Much is still unknown about the aetiopathogenesis of Behçet’s disease, although genetic, infectious, and autoimmune components are all believed to be involved.
The distribution and wide variation in relative risk of HLA-B51 is well documented and appears to support the presence of other, non-genetic risk factors for Behçet’s disease.1 The contribution of HLA-B51 to the overall genetic susceptibility to Behçet’s disease is estimated to be less than 20%.2 It is not certain if HLA-B51 has a direct role in the pathogenesis of Behçet’s disease, or whether this association reflects linkage disequilibrium with a closely located gene. The association of the *009 and A6 MHC class 1 related gene A (MIC-A) alleles with Behçet’s disease is due to linkage with HLA B51 and implies that HLA B51 itself is associated with the disease.3 Analysis of the segment between the TNF and HLA-B loci revealed a strong, perhaps primary,4 association of Behçet’s disease with MIC-A, which is expressed in fibroblast, monocytes, epithelial, and endothelial cells.5,6 This gene codes for a non-classic HLA class I protein induced by stress which probably has an important role in the destruction of cells targeted by γδT cells.7 Bacterial infection upregulates MIC-A expression on cell surfaces, enhancing TCR dependent activation of Vγ2Vδ2 T cells by non-peptide antigens.8
Genetic susceptibility may lead to a primed, antigen driven immune response, which in an unbalanced state manifests itself as Behçet’s disease.9,10
Infection has long been thought to be a contributory factor in the aetiology of Behçet’s disease; some candidate antigens include those derived from streptococci,11 staphylococci,12 mycobacteria,13 and herpes simplex virus.14,15 A common denominator in the form of microbial heat shock protein (HSP), which shows significant homology with human mitochondrial HSP has been suggested.16 HSP derived peptides which specifically stimulate T cell responses in Behçet’s disease, have been used to induce uveitis in animal models.17,18 γδT cells are essential for the maintenance of mucosal immunity. They are involved in the early response to microbial and autologous antigen and can become Th1 and Th2 type cells; they are stimulated by Behçet’s disease specific HSPs and increased in active Behçet’s disease.9,19 It is suggested that the T cells taken from the Behçet’s disease patients were primed to respond to bacterial antigen.9,10 High levels of γδT cells have been detected in the intraocular fluids of Behçet’s disease patients with uveitis.20
Lehner has postulated that microbial infection induced stress upregulates HSP 65 and MIC-A gene products which stimulate γδ and αβT cell receptor positive cells to generate effector and suppressor T cells, leading to pathological changes consistent with Behçet’s disease in HLA-B51 or related subjects.21
Th1 cells secrete IL-2 and IFN-γ, activate macrophages, and elicit delayed hypersensitivity reactions. Th2 cells produce IL-4, IL-5, and IL-10 and suppress cell mediated immunity. These cytokines perform a cross regulatory function between the Th1 and Th2 subsets. This cross regulation and the Th1/Th2 balance is thought to be important in the regulation of autoimmune diseases such as Behçet’s.22,23 Th1 cells are autopathogenic factors, whereas Th2 cells with the same antigen specificity oppose the development and progression of disease.23,24 A strong Th1 immune response occurs in active Behçet’s disease (a useful marker of Behçet’s disease activity), where IL-12 prevents spontaneous and Fas induced cell death, leading to the abnormal growth of autoreactive Th1 cells and the prolongation of the inflammatory autoimmune condition of Behçet’s disease.22
It is interesting to note that statins may be useful in Th1 mediated autoimmune diseases.
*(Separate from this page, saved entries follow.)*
int launch_track(pagk_ctx *ctx, const pagk_params *p, const FrameSlot &sr, const FrameSlot &sc, int n,
                 const float *d_pt_ref, const float *d_pt_init, const float *d_affine, const uint8_t *d_status,
                 const pagk_outputs *o, const PyrArgs *pyr = nullptr, int pyr_blocks = 0, bool *pyr_done = nullptr,
                 bool hinted = true)
{
    if (pyr_done) *pyr_done = false;
    TrackArgs a;
    memset(&a, 0, sizeof a);
    a.n_levels = p->pyramids;
    for (int l = 0; l < p->pyramids; l++) {
        fill_level(a.l1[l], sr, l);
        fill_level(a.l2[l], sc, l);
// ... 27 lines not shown
        const bool lean = !a.penalty && a.solver == 0;
        const TrackKernels &k = track_kernels_of(a.half);
        const int variant = ctx->last_variant = select_variant(select_in(ctx, p, n));
        int rc = PAGK_OK;
        hipError_t e = hipSuccess;
        switch (variant) {
            case 1: e = launch(k_track_thread, (n + 63) / 64, 64, 0, ctx->stream, a); break;
            case 2: e = launch(k.mfma[lean], n, 128, track_mfma_lds_bytes(a.half), ctx->stream, a); break;
            case 3: e = launch(k.wave[lean], n, 64, track_wave_lds_bytes(a.half), ctx->stream, a); break;
            case 4: e = launch(k.relaxed, n, kBlock, track_block_lds_bytes(a.half), ctx->stream, a); break;
            case 5:
            case 7: rc = launch_quad(ctx, p, k, lean, variant == 7, n, a); break;
            case 6: rc = launch_rows(ctx, k, n, a); break;
            default:
                if (hinted && (rc = prio_hint_attach(ctx, n, &a))) break;
                rc = launch_block(ctx, k, lean, n, a, pyr, pyr_blocks, pyr_done);
                break;
        }
        if (rc) return rc;
        HIPCHK(ctx, e);
        HIPCHK(ctx, hipGetLastError());
    }
    if (ctx->ev_trk[1] && !in_capture(ctx)) HIPCHK(ctx, hipEventRecord(ctx->ev_trk[1], ctx->stream));
    if (!in_capture(ctx)) ctx->trk_timed = true;
    return PAGK_OK;
}

struct FeatPtrs {
    float *pt_ref, *pt_init, *affine;
    uint8_t *status_in;
    pagk_outputs out;
// ... 182 lines not shown
    if (getenv("PAGK_QUAD_MIN")) ctx->quad_min_features = atoi(getenv("PAGK_QUAD_MIN"));
    if (getenv("PAGK_BLOCK5_MIN")) ctx->block5_min_features = atoi(getenv("PAGK_BLOCK5_MIN")), ctx->block5_window = false;
    if (getenv("PAGK_LEVELS_MIN")) ctx->levels_min_features = atoi(getenv("PAGK_LEVELS_MIN"));
    if (getenv("PAGK_PRIO_K") && strcmp(getenv("PAGK_PRIO_K"), "auto") == 0) {
        struct { unsigned long long st[2]; int k, pad; } seed = {{3500ull, 1000ull}, ctx->prio_k, 0};
        if (hipMalloc(reinterpret_cast<void **>(&ctx->prio_stats), sizeof seed) != hipSuccess ||
            hipMemcpy(ctx->prio_stats, &seed, sizeof seed, hipMemcpyHostToDevice) != hipSuccess) {
            if (ctx->prio_stats) (void)hipFree(ctx->prio_stats);
            ctx->prio_stats = nullptr;
            (void)hipGetLastError();
        }
    } else if (getenv("PAGK_PRIO_K")) {
        ctx->prio_k = atoi(getenv("PAGK_PRIO_K")) < 0 ? 0 : atoi(getenv("PAGK_PRIO_K"));
    }
    if (getenv("PAGK_PRIO_HINT")) ctx->prio_hint_t = prio_hint_parse(getenv("PAGK_PRIO_HINT"), ctx->prio_hint_t);
    if (getenv("PAGK_LEVELS_XCD_SHIFT")) ctx->levels_shift = atoi(getenv("PAGK_LEVELS_XCD_SHIFT")) & 7;
    if (getenv("PAGK_LEVELS_SHARED")) ctx->levels_shared = atoi(getenv("PAGK_LEVELS_SHARED")) != 0;
    if (getenv("PAGK_QUAD_BUDGET")) ctx->quad_budget = atoi(getenv("PAGK_QUAD_BUDGET"));
    if (getenv("PAGK_ROWS_WAVES")) ctx->rows_waves_cap = atoi(getenv("PAGK_ROWS_WAVES"));
    if (getenv("PAGK_FINISHER_WGS")) ctx->finisher_wgs = atoi(getenv("PAGK_FINISHER_WGS"));
    if (getenv("PAGK_SUSPEND_LONE")) ctx->susp_lone = atoi(getenv("PAGK_SUSPEND_LONE"));
    if (getenv("PAGK_FINISHER_POLLS")) ctx->finisher_polls = atoi(getenv("PAGK_FINISHER_POLLS"));
    if (getenv("PAGK_LEVEL_POLLS")) ctx->level_polls = atoi(getenv("PAGK_LEVEL_POLLS"));
    if (hipStreamCreateWithFlags(&ctx->aux_stream, hipStreamNonBlocking) != hipSuccess ||
        hipEventCreateWithFlags(&ctx->ev_fork, hipEventDisableTiming) != hipSuccess ||
        hipEventCreateWithFlags(&ctx->ev_join, hipEventDisableTiming) != hipSuccess ||
        hipEventCreateWithFlags(&ctx->ev_batch, hipEventDisableTiming) != hipSuccess) {
        pagk_destroy(ctx);
        return PAGK_E_HIP;
    }
// ... 99 lines not shown
    if (!ctx) return PAGK_E_ARG;
    HIPCHK(ctx, hipSetDevice(ctx->device));
    return prio_hint_clear(ctx);
}

int pagk_prio_hint_get(pagk_ctx *ctx, int32_t n, int32_t *hints)
{
    if (!ctx || n < 0 || (n > 0 && !hints)) return PAGK_E_ARG;
    NOT_WHILE_CAPTURING(ctx, "pagk_prio_hint_get");
    HIPCHK(ctx, hipSetDevice(ctx->device));
    const DevBuf &hb = ctx->buf[pagk_ctx::PRIO_HINT];
    const size_t have = hb.bytes / sizeof(int32_t) < (size_t)n ? hb.bytes / sizeof(int32_t) : (size_t)n;
    memset(hints, 0, (size_t)n * sizeof(int32_t));
    if (have) HIPCHK(ctx, hipMemcpyAsync(hints, hb.ptr, have * sizeof(int32_t), hipMemcpyDeviceToHost, ctx->stream));
    HIPCHK(ctx, hipStreamSynchronize(ctx->stream));
    return PAGK_OK;
}

int pagk_prio_hint_set(pagk_ctx *ctx, int32_t n, const int32_t *hints)
{
    if (!ctx || n < 0 || (n > 0 && !hints)) return PAGK_E_ARG;
    NOT_WHILE_CAPTURING(ctx, "pagk_prio_hint_set");
    HIPCHK(ctx, hipSetDevice(ctx->device));
    DevBuf &hb = ctx->buf[pagk_ctx::PRIO_HINT];
    if (int rc = reserve(ctx, hb, (size_t)n * sizeof(int32_t), NOT_IN_CAPTURE_NOR_UNDER_GRAPH, "the priority hints", kLargestLaunchFirst)) return rc;
    if (int rc = prio_hint_clear(ctx)) return rc;
    if (n) HIPCHK(ctx, hipMemcpyAsync(hb.ptr, hints, (size_t)n * sizeof(int32_t), hipMemcpyHostToDevice, ctx->stream));
    HIPCHK(ctx, hipStreamSynchronize(ctx->stream));
    return PAGK_OK;
}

Atorvastatin was found to promote a Th2 bias in CNS autoimmune disease25 and, more recently, simvastatin was demonstrated to suppress Th1 cellular and immune responses in an inflammatory arthritis model.26
T-bet is a specific T-box transcription factor that initiates Th1 development from naive Th cells by activating Th1 genetic programmes and repressing opposing Th2 programmes; additionally T-bet can reprogramme a committed population of fully polarised Th2 cells into the Th1 phenotype.27
Th1 cell development involves IFN-γ signalling through signal transducer and activator of transcription 1 (STAT1) and IL-12 signalling through STAT4. T-bet is induced by IFN-γ and STAT1 signalling during T cell activation; in addition T-bet mediates STAT1 dependent processes of Th1 development including the induction of IL12Rβ2,28 and is required for the optimal production of IFN-γ and antigen specific T cell activation by dendritic cells.29
In this issue of the BJO (p 000), Li et al have reported that Behçet’s disease is associated with an upregulation of T-bet; the presence of this transcription factor is significant in autoimmune disease. T-bet may be an immunomodulatory target at which to aim, in order to rebalance an aberrant immune system such as that found in Behçet’s disease.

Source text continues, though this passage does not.